Unfortunately you seem to be an expert in a niche that very few Haskell users know much about. All I know about these technologies is what I have overheard from non-technical people talking about different business rules engines, so I'm probably off-base but I think it's worth a shot since everyone else is stumped.
As far as forward-chaining reasoning systems and the Rete algorithm in particular, they're basically functional already. They iterate and add more knowledge to the database as they go until they run out of things to do. Provided you don't allow arbitrary effects, it would be a simple Control.Monad.State
port; if you need arbitrary effects you can use a state monad transformer instead, and it's not something intermediate/advanced Haskellers would be all that intimidated by. You may find something you can use on the Haskell site but if you wind up doing this yourself the Monad Transformers chapter of Real World Haskell is indispensable.

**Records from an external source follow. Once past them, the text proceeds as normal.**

diff --git a/vit-ed_amd/csrc/gemm_mfma.hip b/vit-ed_amd/csrc/gemm_mfma.hip
--- a/vit-ed_amd/csrc/gemm_mfma.hip
+++ b/vit-ed_amd/csrc/gemm_mfma.hip
@@ -210,9 +210,27 @@
     return 0;
 }
 
+#ifndef NT_WREG_MIN_M
+#define NT_WREG_MIN_M 32768
+#endif
+#ifndef NT_WREG_QKV_MIN_M
+#define NT_WREG_QKV_MIN_M 65536
+#endif
+static inline int nt_wreg_groups(int64_t lda, int64_t ldb, int64_t M, int64_t N, int64_t K, const EpiParams& ep) {
+    if (K != 384 || !gemm_nt_wreg_auto()) return 0;
+    int groups = 0;
+    if (N == 384 && M >= (int64_t)NT_WREG_MIN_M) groups = 1;
+    if (N == 1152 && NT_WREG_QKV_MIN_M > 0 && M >= (int64_t)NT_WREG_QKV_MIN_M) groups = 3;
+    return groups && gemm_nt_wreg_supported(lda, ldb, ep.ldo, M, groups, groups, 0) ? groups : 0;
+}
+
 template <int EPI>
 static int dispatch_nt(const bf16* a, int64_t lda, const bf16* b, int64_t ldb, int64_t M, int64_t N, int64_t K, const EpiParams& ep,
                        hipStream_t s) {
+    if constexpr (EPI == VITED_EPI_STORE) {
+        if (const int groups = nt_wreg_groups(lda, ldb, M, N, K, ep))
+            return gemm_nt_wreg(a, lda, b, ldb, ep.bias, ep.out, ep.ldo, M, groups, groups, 0, 0, s);
+    }
     if (const int waves = nt_areg_waves<EPI>(ldb, M, N, K)) return gemm_nt_areg(a, lda, b, ldb, M, N, EPI, waves, ep, s);
     bool shallow = K <= 512 && N >= 768;
     constexpr bool tall_epi = EPI == VITED_EPI_STORE || EPI == VITED_EPI_MUL || EPI == VITED_EPI_GELU_GRAD;
diff --git a/vit-ed_amd/csrc/gemm_nt_wreg.hip b/vit-ed_amd/csrc/gemm_nt_wreg.hip
--- /dev/null
+++ b/vit-ed_amd/csrc/gemm_nt_wreg.hip
@@ -0,0 +1,165 @@
+#include <mutex>
+
+#include "gemm_kernels.h"
+#include "gemm_lds.h"
+#include "gemm_nt_wreg_split.h"
+
+#define WREG_KSTEPS 12
+#define WREG_N 384
+#define WREG_TILE_ROWS (2 * WREG_UNIT_ROWS)
+#define WREG_CHUNK_BYTES (WREG_TILE_ROWS * 128)
+#define WREG_TILE_BYTES (6 * WREG_CHUNK_BYTES)
+#define WREG_SLOTS 5
+#define WREG_STAGE_LD 784
+#define WREG_STAGE_BYTES (WREG_TILE_ROWS * WREG_STAGE_LD)
+#define WREG_LDS_BYTES (WREG_SLOTS * WREG_TILE_BYTES + WREG_STAGE_BYTES)
+#define WREG_SLOTS_RESIDENT 256
+
+__global__ void __launch_bounds__(512) __attribute__((amdgpu_waves_per_eu(2, 2)))
+gemm_nt_wreg_kernel(const bf16* __restrict__ A, int64_t lda, const bf16* __restrict__ W, int64_t ldw, const float* __restrict__ bias,
+                    bf16* __restrict__ out, int64_t ldo, int64_t M, int per, int units, int groups_inner, int64_t group_stride) {
+    extern __shared__ __attribute__((aligned(16))) char smem[];
+    using C = NtCfg<64>;
+    constexpr int S = WREG_SLOTS;
+    const int lane = threadIdx.x & 63;
+    const int wave = __builtin_amdgcn_readfirstlane(threadIdx.x >> 6);
+    const int fr = lane & 15, fq = lane >> 4;
+
+    const WregShare sh = wreg_share((int)blockIdx.x, per, units);
+    if (sh.unit_begin >= sh.unit_end) return;
+    const int64_t row_begin = (int64_t)sh.unit_begin * WREG_UNIT_ROWS;
+    const int64_t row_stop = (int64_t)sh.unit_end * WREG_UNIT_ROWS;
+    const int64_t row_end = row_stop < M ? row_stop : M;
+    const int nsteps = (sh.unit_end - sh.unit_begin + 1) >> 1;
+
+    int arow[3], acol[3];
+#pragma unroll
+    for (int j = 0; j < 3; ++j) {
+        const int p = wave * 3 + j;
+        arow[j] = (p & 3) * 8 + (lane >> 3);
+        acol[j] = (p >> 2) * 64 + (((lane & 7) ^ C::swz(arow[j])) << 3);
+    }
+    auto issue = [&](int t, int slot) {
+        const int64_t r0 = row_begin + (int64_t)t * WREG_TILE_ROWS;
+        char* dst = smem + slot * WREG_TILE_BYTES + wave * 3 * 1024;
+#pragma unroll
+        for (int j = 0; j < 3; ++j) {
+            int64_t gm = r0 + arow[j];
+            gm = gm < M ? gm : M - 1;
+            glds16_asm(A + gm * lda + acol[j], dst + j * 1024);
+        }
+    };
+#pragma unroll
+    for (int p = 0; p < S - 1; ++p)
+        if (p < nsteps) issue(p, p);
+
+    bf16x8 w[3][WREG_KSTEPS];
+    float bv[3];
+#pragma unroll
+    for (int j = 0; j < 3; ++j) {
+        const int n = sh.group * WREG_N + wave * 48 + j * 16 + fr;
+        const bf16* wrow = W + (int64_t)n * ldw + fq * 8;
+#pragma unroll
+        for (int ks = 0; ks < WREG_KSTEPS; ++ks) w[j][ks] = *(const bf16x8*)(wrow + ks * 32);
+        bv[j] = bias ? bias[n] : 0.f;
+    }
+    __builtin_amdgcn_s_waitcnt(0x0f70);
+
+    int aoff[2];
+#pragma unroll
+    for (int kk = 0; kk < 2; ++kk) aoff[kk] = C::off(fr, kk * 4 + fq);
+    char* stage = smem + S * WREG_TILE_BYTES;
+    char* swr = stage + (fq * 4) * WREG_STAGE_LD + (wave * 48 + fr) * 2;
+    int srow[3], scol[3];
+#pragma unroll
+    for (int jj = 0; jj < 3; ++jj) {
+        const int q = (int)threadIdx.x + 512 * jj;
+        srow[jj] = q / 48;
+        scol[jj] = q - srow[jj] * 48;
+    }
+    bf16* outg = out + (int64_t)(sh.group / groups_inner) * group_stride + (int64_t)(sh.group % groups_inner) * WREG_N;
+
+    int slot = 0, islot = S - 1;
+    for (int t = 0; t < nsteps; ++t) {
+        const int left = nsteps - 1 - t;
+        if (left >= S - 2) asm volatile("s_waitcnt vmcnt(%0) lgkmcnt(0)" ::"n"(3 * (S - 2)) : "memory");
+        else if (left == 2) asm volatile("s_waitcnt vmcnt(6) lgkmcnt(0)" ::: "memory");
+        else if (left == 1) asm volatile("s_waitcnt vmcnt(3) lgkmcnt(0)" ::: "memory");
+        else asm volatile("s_waitcnt vmcnt(0) lgkmcnt(0)" ::: "memory");
+        __builtin_amdgcn_s_barrier();
+        asm volatile("" ::: "memory");
+        if (t + S - 1 < nsteps) issue(t + S - 1, islot);
+
+        const char* sa = smem + slot * WREG_TILE_BYTES;
+        f32x4 acc[2][3];
+#pragma unroll
+        for (int i = 0; i < 2; ++i)
+#pragma unroll
+            for (int j = 0; j < 3; ++j) acc[i][j] = f32x4{0.f, 0.f, 0.f, 0.f};
+        bf16x8 af[2][2][2];
+        auto read4 = [&](int buf, int kc) {
+#pragma unroll
+            for (int kk = 0; kk < 2; ++kk)
+#pragma unroll
+                for (int i = 0; i < 2; ++i)
+                    af[buf][kk][i] = *(const bf16x8*)(sa + kc * WREG_CHUNK_BYTES + i * (16 * C::ROW_BYTES) + aoff[kk]);
+        };
+        read4(0, 0);
+#pragma unroll
+        for (int kc = 0; kc < 6; ++kc) {
+            if (kc + 1 < 6) read4((kc + 1) & 1, kc + 1);
+            __builtin_amdgcn_sched_barrier(0);
+#pragma unroll
+            for (int kk = 0; kk < 2; ++kk)
+#pragma unroll
+                for (int j = 0; j < 3; ++j)
+#pragma unroll
+                    for (int i = 0; i < 2; ++i)
+                        acc[i][j] = __builtin_amdgcn_mfma_f32_16x16x32_bf16(af[kc & 1][kk][i], w[j][kc * 2 + kk], acc[i][j], 0, 0, 0);
+            __builtin_amdgcn_sched_barrier(0);
+        }
+
+#pragma unroll
+        for (int i = 0; i < 2; ++i)
+#pragma unroll
+            for (int j = 0; j < 3; ++j)
+#pragma unroll
+                for (int e = 0; e < 4; ++e)
+                    *(bf16*)(swr + (i * 16 + e) * WREG_STAGE_LD + j * 32) = (bf16)(acc[i][j][e] + bv[j]);
+        asm volatile("s_waitcnt lgkmcnt(0)" ::: "memory");
+        __builtin_amdgcn_s_barrier();
+        asm volatile("" ::: "memory");
+        const int64_t r0 = row_begin + (int64_t)t * WREG_TILE_ROWS;
+#pragma unroll
+        for (int jj = 0; jj < 3; ++jj) {
+            const bf16x8 v = *(const bf16x8*)(stage + srow[jj] * WREG_STAGE_LD + scol[jj] * 16);
+            const int64_t m = r0 + srow[jj];
+            if (m < row_end) *(bf16x8*)(outg + m * ldo + scol[jj] * 8) = v;
+        }
+        slot = slot + 1 == S ? 0 : slot + 1;
+        islot = islot + 1 == S ? 0 : islot + 1;
+    }
+}
+
+bool gemm_nt_wreg_supported(int64_t lda, int64_t ldw, int64_t ldo, int64_t M, int groups, int groups_inner, int64_t group_stride) {
+    if (M < 1 || M >= ((int64_t)1 << 31) || groups < 1 || groups > 4096 || groups_inner < 1 || group_stride < 0) return false;
+    if (lda < 32 * WREG_KSTEPS || ldw < 32 * WREG_KSTEPS || ldo < (int64_t)WREG_N * groups_inner) return false;
+    return lda % 8 == 0 && ldw % 8 == 0 && ldo % 8 == 0 && group_stride % 8 == 0;
+}
+
+int gemm_nt_wreg(const void* A, int64_t lda, const void* W, int64_t ldw, const float* bias, void* out, int64_t ldo, int64_t M,
+                 int groups, int groups_inner, int64_t group_stride, int workgroups, hipStream_t s) {
+    if (workgroups < 0) return VITED_ERR_BAD_ARG;
+    if (!gemm_nt_wreg_supported(lda, ldw, ldo, M, groups, groups_inner, group_stride)) return VITED_ERR_UNSUPPORTED;
+    if (((uintptr_t)A | (uintptr_t)W | (uintptr_t)out) & 15 || (uintptr_t)bias & 3) return VITED_ERR_BAD_ARG;
+    static std::once_flag once;
+    static hipError_t status = hipSuccess;
+    std::call_once(once, [&] {
+        status = hipFuncSetAttribute((const void*)gemm_nt_wreg_kernel, hipFuncAttributeMaxDynamicSharedMemorySize, WREG_LDS_BYTES);
+    });
+    if (status != hipSuccess) return VITED_ERR_LAUNCH;
+    const int per = wreg_per_group(workgroups ? workgroups : WREG_SLOTS_RESIDENT, groups);
+    hipLaunchKernelGGL(gemm_nt_wreg_kernel, dim3(per * groups), dim3(512), WREG_LDS_BYTES, s, (const bf16*)A, lda, (const bf16*)W, ldw,
+                       bias, (bf16*)out, ldo, M, per, (int)wreg_units(M), groups_inner, group_stride);
+    return vited_check_launch();
+}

I don't know anything about behavior trees, but at a glance on Wikipedia they look to me like the Rete algorithm plus concurrent processes in the background. If that's even close to correct, then you have to decide whether or not you need concurrency or parallelism. If you're content with pure values "magically" being computed faster (and, by extension, everything being written in Haskell) then you can get away with using the stuff in Control.Parallel
for not much effort but you won't be able to (say) inquire which processes are running and which are not. If you genuinely need different observable behavior, then you'll need Control.Concurrent
and it's less magical, so more book-keeping. Simon Marlow wrote a pretty nice tutorial about your options there. What you're describing sounds lower-level to me than most of the cool stuff Haskell can do for you; if you decide to accept a higher-level interface you may find it easier to implement. I'm far from an expert on this topic either.